> **Exercise directions**
Search term "AttnLseKParams": please copy every line of the records below that contains it.

Records contained in a dataset
====================

# Boese0601/MagicDance

Hardware: NVIDIA H100
Metric: denoise-steps/sec @512x512 50-step DDIM (higher is better)
Workload: dtype f16

## Files before the change

### magicdance_b200/csrc/attention.cu

```cuda
#include <stdlib.h>

#include <type_traits>

#include "common.cuh"

namespace mdb {

constexpr int kBQ = 128;

template <int D, int BKV, int STAGES>
struct AttnCfg {
  static constexpr int kDkChunks = (D + 63) / 64;
  static constexpr int kDV = (D + 15) / 16 * 16;
  static constexpr int kKSteps = kDV / 16;
  static constexpr int kQBytes = kDkChunks * kBQ * 128;
  static constexpr int kKBytes = kDkChunks * BKV * 128;
  static constexpr int kVBytes = kDV * 128;
  static constexpr int kStageBytes = kKBytes + kVBytes;
  static constexpr int kSmem = kQBytes + STAGES * kStageBytes + 1024;
  static_assert(BKV == 64, "one 128-byte swizzle row of keys per V^T tile");
  static_assert(kVBytes % 1024 == 0 && kKBytes % 1024 == 0, "stage tiles start on swizzle-atom boundaries");
};

struct AttnKParams {
  CUtensorMap tmQ, tmK0, tmV0, tmK1, tmV1;
  __half* out;
  long long ldo;
  int nq, n0, n1;
  int kv0_batches, kv1_batches;
  int bank_batches;
  float scale_log2;
};
struct AttnLseKParams : AttnKParams {
  float* lse;
};

template <int D, int BKV, int STAGES, int MINB, bool LSE = false>
__global__ void __launch_bounds__(kWsThreads, MINB)
    attn_wg_kernel(const __grid_constant__ std::conditional_t<LSE, AttnLseKParams, AttnKParams> p) {
  using C = AttnCfg<D, BKV, STAGES>;
  extern __shared__ uint8_t smem_raw[];
  __shared__ __align__(8) uint64_t q_bar;
  __shared__ __align__(8) uint64_t kv_full[STAGES], kv_empty[STAGES];

  uint8_t* sQ = align1024(smem_raw);
  uint8_t* sKV = sQ + C::kQBytes;

  const int warp = threadIdx.x >> 5;
  const int lane = threadIdx.x & 31;
  const int q0 = blockIdx.x * kBQ;
  const int head = blockIdx.y;
  const int b = blockIdx.z;
  const int t0 = (p.n0 + BKV - 1) / BKV;
  const int t1 = (b < p.bank_batches && p.n1 > 0) ? (p.n1 + BKV - 1) / BKV : 0;
  const int n_tiles = t0 + t1;

  pdl_launch_dependents();
  if (warp == kProducerWarp && lane == 0) {
    tma_prefetch_desc(&p.tmQ);
    tma_prefetch_desc(&p.tmK0);
    tma_prefetch_desc(&p.tmV0);
    mbar_init(&q_bar, 1);
    ring_init<STAGES>(kv_full, kv_empty, 1);
    fence_barrier_init();
  }
  __syncthreads();
  pdl_wait();

  if (warp == kProducerWarp) {
    if (lane == 0) {
      mbar_expect_tx(&q_bar, C::kQBytes);
      for (int dc = 0; dc < C::kDkChunks; ++dc)
        tma_load_3d(sQ + dc * (kBQ * 128), &p.tmQ, &q_bar, dc * 64, head, b * p.nq + q0);
      for (int j = 0; j < n_tiles; ++j) {
        const bool src1 = j >= t0;
        const int key0 = (src1 ? (j - t0) : j) * BKV;
        const CUtensorMap* tk = src1 ? &p.tmK1 : &p.tmK0;
        const CUtensorMap* tv = src1 ? &p.tmV1 : &p.tmV0;
        const int nsrc = src1 ? p.n1 : p.n0;
        const int kvb = src1 ? (p.kv1_batches > 1 ? b : 0) : (p.kv0_batches > 1 ? b : 0);
        const int s = ring_acquire<STAGES>(kv_empty, j);
        mbar_expect_tx(&kv_full[s], C::kStageBytes);
        uint8_t* sk = sKV + s * C::kStageBytes;
        uint8_t* sv = sk + C::kKBytes;
        for (int dc = 0; dc < C::kDkChunks; ++dc)
          tma_load_3d(sk + dc * (BKV * 128), tk, &kv_full[s], dc * 64, head, kvb * nsrc + key0);
        tma_load_3d(sv, tv, &kv_full[s], key0, kvb, head * D);
      }
    }
  } else {
    const int wg = warp >> 2;
    const uint32_t q_addr = smem_u32(sQ) + wg * (64 * 128);
    const int cq = 2 * (lane & 3);
    float o[C::kDV / 2];
#pragma unroll
    for (int i = 0; i < C::kDV / 2; ++i) o[i] = 0.f;
    float m_run[2] = {-INFINITY, -INFINITY};
    float l_run[2] = {0.f, 0.f};
    mbar_wait(&q_bar, 0);

    for (int j = 0; j < n_tiles; ++j) {
      const bool src1 = j >= t0;
      const int key0 = (src1 ? (j - t0) : j) * BKV;
      const int valid = min(BKV, (src1 ? p.n1 : p.n0) - key0);
      const int s = ring_wait_full<STAGES>(kv_full, j);
      const uint32_t k_addr = smem_u32(sKV + s * C::kStageBytes);
      const uint32_t v_addr = k_addr + C::kKBytes;

      float sc[BKV / 2];
      wgmma_fence();
#pragma unroll
      for (int ks = 0; ks < C::kKSteps; ++ks) {
        const int dc = ks >> 2, kk = ks & 3;
        const uint64_t da = wgmma_desc_k_sw128(q_addr + dc * (kBQ * 128)) + 2 * kk;
        const uint64_t db = wgmma_desc_k_sw128(k_addr + dc * (BKV * 128)) + 2 * kk;
        wgmma_ss<BKV>(sc, da, db, ks != 0 ? 1u : 0u);
      }
      wgmma_commit();
      wgmma_wait<0>();
      wgmma_fence_regs(sc);

      if (valid < BKV) {
#pragma unroll
        for (int i = 0; i < BKV / 2; ++i)
          if (8 * (i >> 2) + cq + (i & 1) >= valid) sc[i] = -INFINITY;
      }
      float mx[2] = {-INFINITY, -INFINITY};
#pragma unroll
      for (int i = 0; i < BKV / 2; ++i) mx[(i >> 1) & 1] = fmaxf(mx[(i >> 1) & 1], sc[i]);
      float alpha[2], neg_m[2];
#pragma unroll
      for (int h = 0; h < 2; ++h) {
        mx[h] = fmaxf(mx[h], __shfl_xor_sync(0xffffffffu, mx[h], 1));
        mx[h] = fmaxf(mx[h], __shfl_xor_sync(0xffffffffu, mx[h], 2));
        const float m_new = fmaxf(m_run[h], mx[h] * p.scale_log2);
        alpha[h] = ex2_approx(m_run[h] - m_new);
        m_run[h] = m_new;
        neg_m[h] = -m_new;
      }
      float ls[2] = {0.f, 0.f};
      uint32_t pa[BKV / 16][4];
#pragma unroll
      for (int i = 0; i < BKV / 2; i += 2) {
        const int h = (i >> 1) & 1;
        const float e0 = ex2_approx(fmaf(sc[i], p.scale_log2, neg_m[h]));
        const float e1 = ex2_approx(fmaf(sc[i + 1], p.scale_log2, neg_m[h]));
        ls[h] += e0 + e1;
        pa[i >> 3][(i >> 1) & 3] = pack_half2(e0, e1);
      }
#pragma unroll
      for (int h = 0; h < 2; ++h) l_run[h] = fmaf(l_run[h], alpha[h], ls[h]);
#pragma unroll
      for (int i = 0; i < C::kDV / 2; ++i) o[i] *= alpha[(i >> 1) & 1];

      wgmma_fence();
#pragma unroll
      for (int kk = 0; kk < BKV / 16; ++kk)
        wgmma_rs<C::kDV>(o, pa[kk], wgmma_desc_k_sw128(v_addr) + 2 * kk, 1u);
      wgmma_commit();
      wgmma_wait<0>();
      wgmma_fence_regs(o);
      mbar_arrive(&kv_empty[s]);
    }

    float inv_l[2], l_row[2];
#pragma unroll
    for (int h = 0; h < 2; ++h) {
      float l = l_run[h];
      l += __shfl_xor_sync(0xffffffffu, l, 1);
      l += __shfl_xor_sync(0xffffffffu, l, 2);
      inv_l[h] = 1.0f / l;
      l_row[h] = l;
    }
    const int r = wg * 64 + (warp & 3) * 16 + (lane >> 2);
    if constexpr (LSE) {
      if ((lane & 3) == 0) {
#pragma unroll
        for (int h = 0; h < 2; ++h) {
          const int q = q0 + r + 8 * h;
          if (q < p.nq)
            p.lse[(static_cast<long long>(b) * gridDim.y + head) * p.nq + q] =
                (m_run[h] + log2f(l_row[h])) * 0.6931471805599453f;
        }
      }
    }
#pragma unroll
    for (int h = 0; h < 2; ++h) {
      const int q = q0 + r + 8 * h;
      if (q < p.nq) {
        __half* op = p.out + (static_cast<long long>(b) * p.nq + q) * p.ldo + head * D + cq;
#pragma unroll
        for (int c8 = 0; c8 < D / 8; ++c8)
          *reinterpret_cast<uint32_t*>(op + 8 * c8) =
              pack_half2(o[4 * c8 + 2 * h] * inv_l[h], o[4 * c8 + 2 * h + 1] * inv_l[h]);
      }
    }
  }
}
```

====================

> **Response to the task**
struct AttnLseKParams : AttnKParams {
    attn_wg_kernel(const __grid_constant__ std::conditional_t<LSE, AttnLseKParams, AttnKParams> p) {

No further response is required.